# 1936 schwinn motorbike/cycleplane



## mr.cycleplane (Jun 19, 2018)

well it starts out as a frame-then turns into a cruiser/roadster.....before long you find the other parts and you are on the way to building/restoring a piece of history!


----------



## charliechaindrive (Jun 20, 2018)

That's looking sharp!


----------



## mr.cycleplane (Jun 20, 2018)

thanks-hopefully it'll look even better with paint on it! rides great-everything straight


----------



## PlasticNerd (Jun 20, 2018)

Paint?? Thats a rider Dude !!! LOL


----------



## Sven (Jun 20, 2018)

Coming together...looking good


----------



## mr.cycleplane (Jul 17, 2018)

changed the fenders-mid build to wide version. threw some paint on the rack and tank-added decals. tomorrow I hook all the electrics up and get it ready for the San Francisco Rolling Relics ride later this month.


----------



## 49autocycledeluxe (Jul 17, 2018)

nice!


----------



## cyclonecoaster.com (Jul 18, 2018)

*I love it when a plan comes together ... Amazing what a few key parts can do .. Ridden not Hidden .. Frank*


----------



## mr.cycleplane (Jul 18, 2018)

I like it....'ridden not hidden'....rode not showed!


----------



## barneyguey (Jul 18, 2018)




----------



## kreika (Jul 18, 2018)

Watch out for the tourists on rental Mt bikes.


----------



## gkeep (Jul 19, 2018)

Looking forward to seeing that beauty in person on the ride next week!


----------



## Casper (Jul 30, 2018)

Looks Great my friend!

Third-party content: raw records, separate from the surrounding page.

# batra-mlp-lab/visdial

Measured on NVIDIA B200. Metric: QA-rounds/sec mn-att-ques-im-hist+disc train step, higher is better.
Workload: dtype f16 operands + f16 saved state for the option LSTM, tf32 operands elsewhere; fp32 accumulate, fp32 cell state / gradients / optimiser

## Files before the change

### visdial_b200/csrc/enc_lstm.cu

```cuda
#include <cuda.h>
#include <cuda_fp16.h>
#include "../../include/visdial_b200.h"
#include "kernels.cuh"
#include "tc_ptx.cuh"

namespace vd {
namespace tc {

constexpr int EP_THREADS = 192;
constexpr int EP_STAGES = 6;
constexpr int EP_STAGE_BYTES = 128 * 64 * 2;
constexpr int EP_W_BYTES_MAX = 131072;
constexpr int EP_SMEM = EP_W_BYTES_MAX + EP_STAGES * EP_STAGE_BYTES + 1024 + 256;
constexpr int EP_HS = 32;
static_assert(EP_SMEM <= 227 * 1024, "persistent encoder LSTM: shared memory budget");

__host__ __device__ constexpr uint32_t ep_idesc_f16(int M, int N) {
  return (1u << 4) | ((uint32_t)(N >> 3) << 17) | ((uint32_t)(M >> 4) << 24);
}
__device__ __forceinline__ void ep_umma_f16(uint32_t tmem_d, uint64_t adesc, uint64_t bdesc, uint32_t idesc, uint32_t accum) {
  asm volatile(
      "{\n .reg .pred p;\n setp.ne.b32 p, %4, 0;\n tcgen05.mma.cta_group::1.kind::f16 [%0], %1, %2, %3, p;\n}"
      ::"r"(tmem_d), "l"(adesc), "l"(bdesc), "r"(idesc), "r"(accum) : "memory");
}
// ... 34 lines not shown
__device__ __forceinline__ void st32h(__half* p, const float* v) {
  asm volatile("st.global.v8.b32 [%0], {%1,%2,%3,%4,%5,%6,%7,%8};"
               ::"l"(p), "r"(ep_pack2(v[0], v[1])), "r"(ep_pack2(v[2], v[3])), "r"(ep_pack2(v[4], v[5])), "r"(ep_pack2(v[6], v[7])),
                 "r"(ep_pack2(v[8], v[9])), "r"(ep_pack2(v[10], v[11])), "r"(ep_pack2(v[12], v[13])), "r"(ep_pack2(v[14], v[15])) : "memory");
  asm volatile("st.global.v8.b32 [%0], {%1,%2,%3,%4,%5,%6,%7,%8};"
               ::"l"(p + 16), "r"(ep_pack2(v[16], v[17])), "r"(ep_pack2(v[18], v[19])), "r"(ep_pack2(v[20], v[21])), "r"(ep_pack2(v[22], v[23])),
                 "r"(ep_pack2(v[24], v[25])), "r"(ep_pack2(v[26], v[27])), "r"(ep_pack2(v[28], v[29])), "r"(ep_pack2(v[30], v[31])) : "memory");
}
__device__ __forceinline__ void zero32(float* d) {
#pragma unroll
  for (int e = 0; e < 32; ++e) d[e] = 0.f;
}
__device__ __forceinline__ void tmem_ld32(uint32_t taddr, float* v) {
  tmem_ld8(taddr, v); tmem_ld8(taddr + 8, v + 8); tmem_ld8(taddr + 16, v + 16); tmem_ld8(taddr + 24, v + 24);
}
__device__ __forceinline__ void tmem_st8(uint32_t taddr, const float* v) {
  asm volatile("tcgen05.st.sync.aligned.32x32b.x8.b32 [%0], {%1,%2,%3,%4,%5,%6,%7,%8};"
               ::"r"(taddr), "r"(__float_as_uint(v[0])), "r"(__float_as_uint(v[1])), "r"(__float_as_uint(v[2])), "r"(__float_as_uint(v[3])),
                 "r"(__float_as_uint(v[4])), "r"(__float_as_uint(v[5])), "r"(__float_as_uint(v[6])), "r"(__float_as_uint(v[7])) : "memory");
}
__device__ __forceinline__ void tmem_st32(uint32_t taddr, const float* v) {
  tmem_st8(taddr, v); tmem_st8(taddr + 8, v + 8); tmem_st8(taddr + 16, v + 16); tmem_st8(taddr + 24, v + 24);
}
__device__ __forceinline__ void tmem_st_wait() { asm volatile("tcgen05.wait::st.sync.aligned;" ::: "memory"); }

constexpr int EP_TRACE_SLOTS = 10;
__device__ __forceinline__ void ep_stamp(unsigned long long* trace, int T, int t, int slot, bool wall = false) {
  if (trace) {
    unsigned long long v;
    if (wall) asm volatile("mov.u64 %0, %%globaltimer;" : "=l"(v));
    else v = (unsigned long long)clock64();
    trace[((size_t)blockIdx.x * T + t) * EP_TRACE_SLOTS + slot] = v;
  }
}

enum { EP_CELL1 = 0, EP_PROJ = 1, EP_CELL2 = 2 };

struct EncFwdParams {
  int T, R, H, RB;
// ... 645 lines not shown
```

### visdial_b200/csrc/engine.cu

```cuda
#include "engine.h"
#include <string.h>
#include <math.h>

namespace vd {

Cfg parse_cfg(const vd_params* p) {
  VD_REQUIRE(p && p->encoder && p->decoder, VD_E_BADARG, "params / encoder / decoder is null");
  Cfg c;
  c.encoder = p->encoder; c.decoder = p->decoder;
  struct { const char* name; int enc; } known[] = {
      {"lf-ques", ENC_LF_QUES}, {"lf-ques-im-hist", ENC_LF_QIH}, {"hrea-ques-im-hist", ENC_HREA}, {"mn-att-ques-im-hist", ENC_MN_ATT},
      {"lf-ques-im", ENC_LF_QI}, {"lf-ques-hist", ENC_LF_QH}, {"hre-ques-hist", ENC_HRE_QH}, {"hre-ques-im-hist", ENC_HRE_QIH},
      {"mn-ques-hist", ENC_MN_QH}, {"mn-ques-im-hist", ENC_MN_QIH}, {"lf-att-ques-im-hist", ENC_LF_ATT}};
  c.enc = -1;
  for (auto& k : known)
    if (c.encoder == k.name) c.enc = k.enc;
  VD_REQUIRE(c.enc >= 0, VD_E_BADARG, "unknown encoder (one of the eleven names of encoders/*.lua)");
  if (c.decoder == "disc") c.dec = DEC_DISC;
  else if (c.decoder == "gen") c.dec = DEC_GEN;
  else VD_REQUIRE(false, VD_E_BADARG, "unknown decoder (disc | gen)");
  c.V = p->vocabSize; c.E = p->embedSize; c.H = p->rnnHiddenSize; c.L = p->numLayers; c.F = p->imgFeatureSize;
  c.S = p->imgSpatialSize; c.IE = p->imgEmbedSize; c.Cm = p->commonEmbeddingSize; c.hops = p->numAttentionLayers;
  c.R = p->maxQuesCount; c.K = p->numOptions; c.dropout = p->dropout; c.gpuid = p->gpuid;
  c.useHist = c.encoder.find("hist") != std::string::npos;
// ... 123 lines not shown
  VD_CUDA_CHECK(cudaDeviceGetStreamPriorityRange(&prio_lo, &prio_hi));
  VD_CUDA_CHECK(cudaStreamCreateWithPriority(&cx.stream, cudaStreamNonBlocking, prio_hi));
  main_stream = cx.stream;
  VD_CUDA_CHECK(cudaStreamCreateWithPriority(&side_stream, cudaStreamNonBlocking, prio_hi));
  VD_CUDA_CHECK(cudaStreamCreateWithPriority(&main2_stream, cudaStreamNonBlocking, prio_hi));
  VD_CUDA_CHECK(cudaStreamCreateWithPriority(&side2_stream, cudaStreamNonBlocking, prio_hi));
  VD_CUDA_CHECK(cudaStreamCreateWithPriority(&main3_stream, cudaStreamNonBlocking, prio_hi));
  VD_CUDA_CHECK(cudaStreamCreateWithPriority(&side3_stream, cudaStreamNonBlocking, prio_hi));
  VD_CUDA_CHECK(cudaStreamCreateWithPriority(&opt_stream, cudaStreamNonBlocking, prio_lo));
  VD_CUDA_CHECK(cudaEventCreateWithFlags(&ev_fork, cudaEventDisableTiming));
  VD_CUDA_CHECK(cudaEventCreateWithFlags(&ev_join, cudaEventDisableTiming));
  VD_CUDA_CHECK(cudaEventCreateWithFlags(&ev_opt_fork, cudaEventDisableTiming));
  VD_CUDA_CHECK(cudaEventCreateWithFlags(&ev_opt_done, cudaEventDisableTiming));
  if (const char* s = getenv("VD_OPT_OVERLAP")) opt_overlap = atoi(s) != 0;
  if (const char* s = getenv("VD_OPT_RESERVE_SMS")) opt_reserve_sms = std::max(0, std::min(atoi(s), cx.sm_count - 16)) & ~1;
  size_t bytes = (size_t)nparams * sizeof(float);
  VD_CUDA_CHECK(cudaMalloc((void**)&W, bytes));
  VD_CUDA_CHECK(cudaMalloc((void**)&dW, bytes));
  VD_CUDA_CHECK(cudaMalloc((void**)&m, bytes));
  VD_CUDA_CHECK(cudaMalloc((void**)&v, bytes));
  VD_CUDA_CHECK(cudaMalloc((void**)&Wt, bytes));
  VD_CUDA_CHECK(cudaMemsetAsync(W, 0, bytes, cx.stream));
  VD_CUDA_CHECK(cudaMemsetAsync(dW, 0, bytes, cx.stream));
  VD_CUDA_CHECK(cudaMemsetAsync(m, 0, bytes, cx.stream));
  VD_CUDA_CHECK(cudaMemsetAsync(v, 0, bytes, cx.stream));
  VD_CUDA_CHECK(cudaMemsetAsync(Wt, 0, bytes, cx.stream));
  VD_CUDA_CHECK(cudaMalloc((void**)&scalars_dev, 64 * sizeof(float)));
  std::vector<int64_t> tab;
  for (auto& s : lay.segs) {
    if (s.init == VD_INIT_LSTM_W || s.init == VD_INIT_LINEAR_W) {
// ... 471 lines not shown
    else gemm_tn(V1, D, G, dP, G, nullptr, Ws, G, dWp(0), cfg.E, 1.f, nullptr, 0);
    VD_REQUIRE(dx_out == nullptr, VD_E_STATE, "projected-space embedding gradient: caller must not ask for dx");
    return;
  }
  if (pair16 && r.x16 && !r.gather && D % 64 == 0) {
    LaunchCtx::Scope sc(&cx, "gemm_wgrad", 2.0 * D * G * (double)TR, 2.0 * (double)TR * (D + G));
    gemm_atb16(cx, D, G, TR, r.x16, D, r.da16, G, dWs, G, nullptr);
  } else gemm_atb(D, G, TR, A, lda, r.gather, da, G, dWs, G);
  colsum_add(cx, dWp(r.wseg + 1), da, TR, G, G);
  if (dx_out) gemm_tn((int)TR, D, G, da, G, nullptr, Ws, G, dx_out, D, 0.f, nullptr, 0);
}

void Engine::lstm_backward(LstmRun& r, const float* dh_all, const float* dh_last, const float* dc_last, float* dx_out,
                           float* dh0_out, float* dc0_out) {
  lstm_backward_begin(r, dh_all, dh_last, dc_last);
  for (int t = r.T - 1; t >= 0; --t) lstm_backward_step(r, t);
  lstm_backward_end(r, dx_out, dh0_out, dc0_out);
}

void Engine::lstm_pair_backward(LstmRun& l1, LstmRun& l2, const float* dh_last2, const float* dc_last2, const float* dh_last1,
                                const float* dc_last1, float* dx1_out, cudaStream_t sa, cudaStream_t sb, cudaStream_t sc) {
  const int H = l2.H, G = 4 * l2.H;
  const int64_t R = l2.R;
  if (math_mode == VD_MATH_F16 && enc_persist_enabled() && l1.h16 && l2.h16 && l1.saved && l2.saved && l2.D == H && l1.T == l2.T &&
      enc_pair_shape_ok(R, H, cx.sm_count)) {
    const int T = l2.T;
    const int64_t TR = (int64_t)T * R;
    cx.stream = sa;
    l1.da = arena.get<float>(TR * G); l2.da = arena.get<float>(TR * G);
    l1.da16 = arena.get<__half>(TR * G); l2.da16 = arena.get<__half>(TR * G);
    __half* Whb2 = arena.get<__half>((int64_t)H * G);
// ... 746 lines not shown
```

### visdial_b200/csrc/engine.h

```cpp
#pragma once
#include <string>
#include <vector>
#include "../../include/visdial_b200.h"
#include "kernels.cuh"

namespace vd {

enum EncKind { ENC_LF_QUES = 0, ENC_LF_QIH = 1, ENC_HREA = 2, ENC_MN_ATT = 3, ENC_LF_QI = 4, ENC_LF_QH = 5, ENC_HRE_QH = 6, ENC_HRE_QIH = 7,
               ENC_MN_QH = 8, ENC_MN_QIH = 9, ENC_LF_ATT = 10 };
enum DecKind { DEC_DISC = 0, DEC_GEN = 1 };

struct Cfg {
  std::string encoder, decoder;
  int enc = 0, dec = 0;
  int V = 0, E = 300, H = 512, L = 2, F = 4096, S = 14, IE = 300, Cm = 512, hops = 1, R = 10, K = 100;
  float dropout = 0.5f;
  int gpuid = 0;
  bool useIm = false, useHist = false, att = false;
  bool fam_lf = false, fam_hre = false, fam_mn = false;
  bool hre_att = false;
  bool san = false;
  bool img_in_q = false;
  bool img_drop = false;
  bool mn_qi = false;
// ... 139 lines not shown
  void lstm_forward(LstmRun& r, bool save);
  void lstm_forward_begin(LstmRun& r, bool save);
  void lstm_forward_step(LstmRun& r, int t);
  void lstm_backward_begin(LstmRun& r, const float* dh_all, const float* dh_last, const float* dc_last);
  void lstm_backward_step(LstmRun& r, int t);
  void lstm_backward_end(LstmRun& r, float* dx_out, float* dh0_out, float* dc0_out);
  void lstm_pair_forward(LstmRun& l1, LstmRun& l2, cudaStream_t sa, cudaStream_t sb, cudaStream_t sc);
  void lstm_pair_backward(LstmRun& l1, LstmRun& l2, const float* dh_last2, const float* dc_last2, const float* dh_last1,
                          const float* dc_last1, float* dx1_out, cudaStream_t sa, cudaStream_t sb, cudaStream_t sc);
  void lstm_forward_xproj(LstmRun& r, int t);
  cudaStream_t main2_stream = nullptr, side2_stream = nullptr, main3_stream = nullptr, side3_stream = nullptr;
  cudaStream_t opt_stream = nullptr;
  cudaEvent_t ev_opt_fork = nullptr, ev_opt_done = nullptr;
  bool opt_overlap = true, opt_fwd_pending = false, opt_bwd_pending = false;
  int opt_reserve_sms = 16;
  float* opt_demb = nullptr;
  void options_forward_async();
  void join_options_backward();
  std::vector<cudaEvent_t> ev_pool;
  cudaEvent_t pool_event(size_t i);
  void lstm_backward(LstmRun& r, const float* dh_all, const float* dh_last, const float* dc_last, float* dx_out,
                     float* dh0_out, float* dc0_out);

  void encoder_forward(const vd_batch* b);
  void encoder_backward(const float* dEnc);
  float *qi_join = nullptr, *qi_proj = nullptr;
  const float* mn_query_in = nullptr;
  void mn_block_fwd(const float* qin, const float* h3, float* out);
  void mn_block_bwd(const float* dout, const float* out, float* dqin, float* dh3);
  void san_block_fwd(const float* u0);
// ... 30 lines not shown
```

Who else can start with a frame and fork and just happens to have spare (ultra rare) parts laying around !! Just kidding, I know chasing down the good parts is most of the fun.


----------



## cyclingday (Jul 31, 2018)

It was nice to meet you at the ride, Mr. Cycleplane.




Nice bike!


----------



## mr.cycleplane (Jul 31, 2018)

great ride-glad to have met you also. it was fun meeting folks by their 'cabe' name!


----------